*** DATASET EXCERPTS ***

hrs_status run_apply(hrs_codec* c, const uint8_t* m, int nout, int nin, const uint8_t* const* in_rows,
                     size_t in_stride, uint8_t* const* out_rows, size_t out_stride, size_t len,
                     size_t nstripes, hipStream_t s, bool static_kp) {
  if (nout < 0 || nin < 0 || nout > 255 || nin > 255) return fail(c, HRS_EINVAL, "bad matrix shape %dx%d", nout, nin);
  if (nout == 0 || len == 0 || nstripes == 0) return HRS_OK;
  for (int o = 0; o < nout; ++o)
    if (!out_rows[o]) return fail(c, HRS_EINVAL, "output row %d is NULL", o);
  std::vector<int> live;
  for (int i = 0; i < nin; ++i) {
    bool any = false;
    for (int o = 0; o < nout; ++o) any |= m[o * nin + i] != 0;
    if (any) {
      if (!in_rows[i]) return fail(c, HRS_EINVAL, "input row %d is NULL but has nonzero coefficients", i);
      live.push_back(i);
    }
  }
  if (static_cast<int>(live.size()) != nin || !static_encode_family(c) || m != c->g.data()) static_kp = false;
  bool vec_ok = (in_stride % 16 == 0) && (out_stride % 16 == 0);
  for (int i : live) vec_ok &= aligned16(in_rows[i]);
  for (int o = 0; o < nout; ++o) vec_ok &= aligned16(out_rows[o]);
  const int mode = c->kernel_mode;
  if (mode == 2) vec_ok = false;
  if (mode == 1 || mode == 2) static_kp = false;

  const uint64_t nwin = vec_ok ? len / hrs::kWindowBytes : 0;
  const uint64_t tail_off = nwin * hrs::kWindowBytes;
  const uint64_t tail = len - tail_off;

  if (live.empty()) {
    for (int o = 0; o < nout; ++o)
      for (size_t st = 0; st < nstripes; ++st) {
        hipError_t e = hipMemsetAsync(out_rows[o] + st * out_stride, 0, len, s);
        if (e != hipSuccess) return hip_fail(c, e, "hipMemsetAsync");
      }
    c->last_kernel.clear();
// ... 1 lines not shown
  }

  if (static_kp && nwin > 0) {
    RowArgs a{};
    for (int i = 0; i < nin; ++i) a.in[i] = in_rows[i];
    for (int o = 0; o < nout; ++o) a.out[o] = out_rows[o];
    a.in_stride = in_stride;
    a.out_stride = out_stride;
    a.len = len;
    a.nwin = nwin;
    a.ntasks = nwin * nstripes;
    a.nin = nin;
    a.nout = nout;
    bool handled = false;
    const int family = c->kind == HRS_CODE_NRS ? hrs::kStaticCauchy : hrs::kStaticRs;
    hipError_t e = hrs::launch_static_encode(family, c->k, c->p, a, s, &handled);
    if (e != hipSuccess) return hip_fail(c, e, "static encode launch");
    if (handled) {
      c->last_kernel = hrs::last_kernel();
      if (tail == 0) return HRS_OK;
      std::vector<const uint8_t*> tin(nin);
      std::vector<uint8_t*> tout(nout);
      for (int i = 0; i < nin; ++i) tin[i] = in_rows[i] + tail_off;
      for (int o = 0; o < nout; ++o) tout[o] = out_rows[o] + tail_off;
      const std::string main_kernel = c->last_kernel;
      const hrs_status st =
          run_apply(c, m, nout, nin, tin.data(), in_stride, tout.data(), out_stride, tail, nstripes, s, false);
      c->last_kernel = main_kernel;
      return st;
    }
  }

  const int nlive = static_cast<int>(live.size());
  bool all_ones = (nout == 1) && nwin > 0 && mode == 0;
  for (int i : live) all_ones &= m[i] == 1;
  if (all_ones) {
    for (int i0 = 0; i0 < nlive; i0 += hrs::kMaxInRuntime) {
      const int ni = std::min(hrs::kMaxInRuntime, nlive - i0);
      RowArgs a{};
      for (int i = 0; i < ni; ++i) a.in[i] = in_rows[live[i0 + i]];
      a.out[0] = out_rows[0];
      a.in_stride = in_stride;
// ... 39 lines not shown
      RowArgs a{};
      for (int i = 0; i < ni; ++i) a.in[i] = in_rows[live[i0 + i]];
      for (int o = 0; o < no; ++o) {
        a.out[o] = out_rows[o0 + o];
        for (int i = 0; i < ni; ++i) hrs::set_coef(a, o, i, m[(o0 + o) * nin + live[i0 + i]]);
      }
      a.in_stride = in_stride;
      a.out_stride = out_stride;
      a.nin = ni;
      a.nout = no;
      a.accumulate = i0 > 0;
      if (nwin > 0) {
        a.len = len;
        a.nwin = nwin;
        a.ntasks = nwin * nstripes;
        hipError_t e = stream ? hrs::launch_bitsliced_stream(a, s) : hrs::launch_bitsliced(a, s);
        if (e != hipSuccess) return hip_fail(c, e, "bitsliced launch");
        c->last_kernel = hrs::last_kernel();
      }
      if (tail > 0) {
        RowArgs b = a;
        for (int i = 0; i < ni; ++i) b.in[i] = a.in[i] + tail_off;
        for (int o = 0; o < no; ++o) b.out[o] = a.out[o] + tail_off;
        b.len = tail;
        b.nwin = 0;
        b.ntasks = tail * nstripes;
        hipError_t e = hrs::launch_bytewise(b, s);
        if (e != hipSuccess) return hip_fail(c, e, "bytewise launch");
        if (nwin == 0) c->last_kernel = hrs::last_kernel();
      }
    }
  }
  return HRS_OK;
}


hrs_status upload(hrs_codec* c, const std::vector<uint32_t>& h, uint32_t** out) {
  hipError_t e = hipMalloc(out, h.size() * 4);
  if (e != hipSuccess) return fail(c, HRS_ENOMEM, "hipMalloc: %s", hipGetErrorString(e));
  e = hipMemcpy(*out, h.data(), h.size() * 4, hipMemcpyHostToDevice);
  if (e != hipSuccess) return hip_fail(c, e, "hipMemcpy tables");
  return HRS_OK;
}

// ... 344 lines not shown
  DeviceGuard g(c->device);
  if (!g.ok) return fail(c, HRS_EDEVICE, "cannot select HIP device %d", c->device);
  hipStream_t s = static_cast<hipStream_t>(stream);
  hrs_status st = crc_scratch(c, crc_raw_bytes_for(len, nstripes, c->n), s);
  if (st != HRS_OK) return st;
  return crc_scratch_release(
      c, s, encode_crc_impl(c, in_rows, in_stride, out_rows, out_stride, len, nstripes, crc_in, crc_out, s, c->crc_raw));
}

hrs_status hrs_encode_dev(hrs_codec* c, const uint8_t* const* in_rows, size_t in_stride, uint8_t* const* out_rows,
                          size_t out_stride, size_t len, size_t nstripes, void* stream) {
  if (!c) return HRS_EINVAL;
  if (!in_rows || !out_rows) return fail(c, HRS_EINVAL, "row arrays are NULL");
  DeviceGuard g(c->device);
  if (!g.ok) return fail(c, HRS_EDEVICE, "cannot select HIP device %d", c->device);
  return run_apply(c, c->g.data(), c->p, c->k, in_rows, in_stride, out_rows, out_stride, len, nstripes,
                   static_cast<hipStream_t>(stream), static_encode_family(c));
}

hrs_status hrs_decode_dev(hrs_codec* c, const uint8_t* const* rows, size_t in_stride, uint8_t* const* out_rows,
                          size_t out_stride, const int* erased, int ne, const int* ntr, int nn, size_t len,
                          size_t nstripes, void* stream) {
  if (!c) return HRS_EINVAL;
  if (!rows || ne < 0 || nn < 0 || (ne > 0 && (!out_rows || !erased)) || (nn > 0 && !ntr))
    return fail(c, HRS_EINVAL, "bad decode arguments");
  if (ne == 0 && c->kind == HRS_CODE_RS) return HRS_OK;
  std::vector<uint8_t> tmp;
  const uint8_t* d = nullptr;
  hrs_status st = decode5_matrix(c, erased, ne, ntr, nn, rows, tmp, &d);
  if (st != HRS_OK) return st;
  DeviceGuard g(c->device);
  if (!g.ok) return fail(c, HRS_EDEVICE, "cannot select HIP device %d", c->device);
  return run_apply(c, d, ne, c->n, rows, in_stride, out_rows, out_stride, len, nstripes,
                   static_cast<hipStream_t>(stream), false);
}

***

> _WHAT NEEDS TO BE DONE_: When a line holds the string "mode", pull it out of the listing.

> _YOUR SOLUTION_:
  const int mode = c->kernel_mode;
  if (mode == 2) vec_ok = false;
  if (mode == 1 || mode == 2) static_kp = false;
  bool all_ones = (nout == 1) && nwin > 0 && mode == 0;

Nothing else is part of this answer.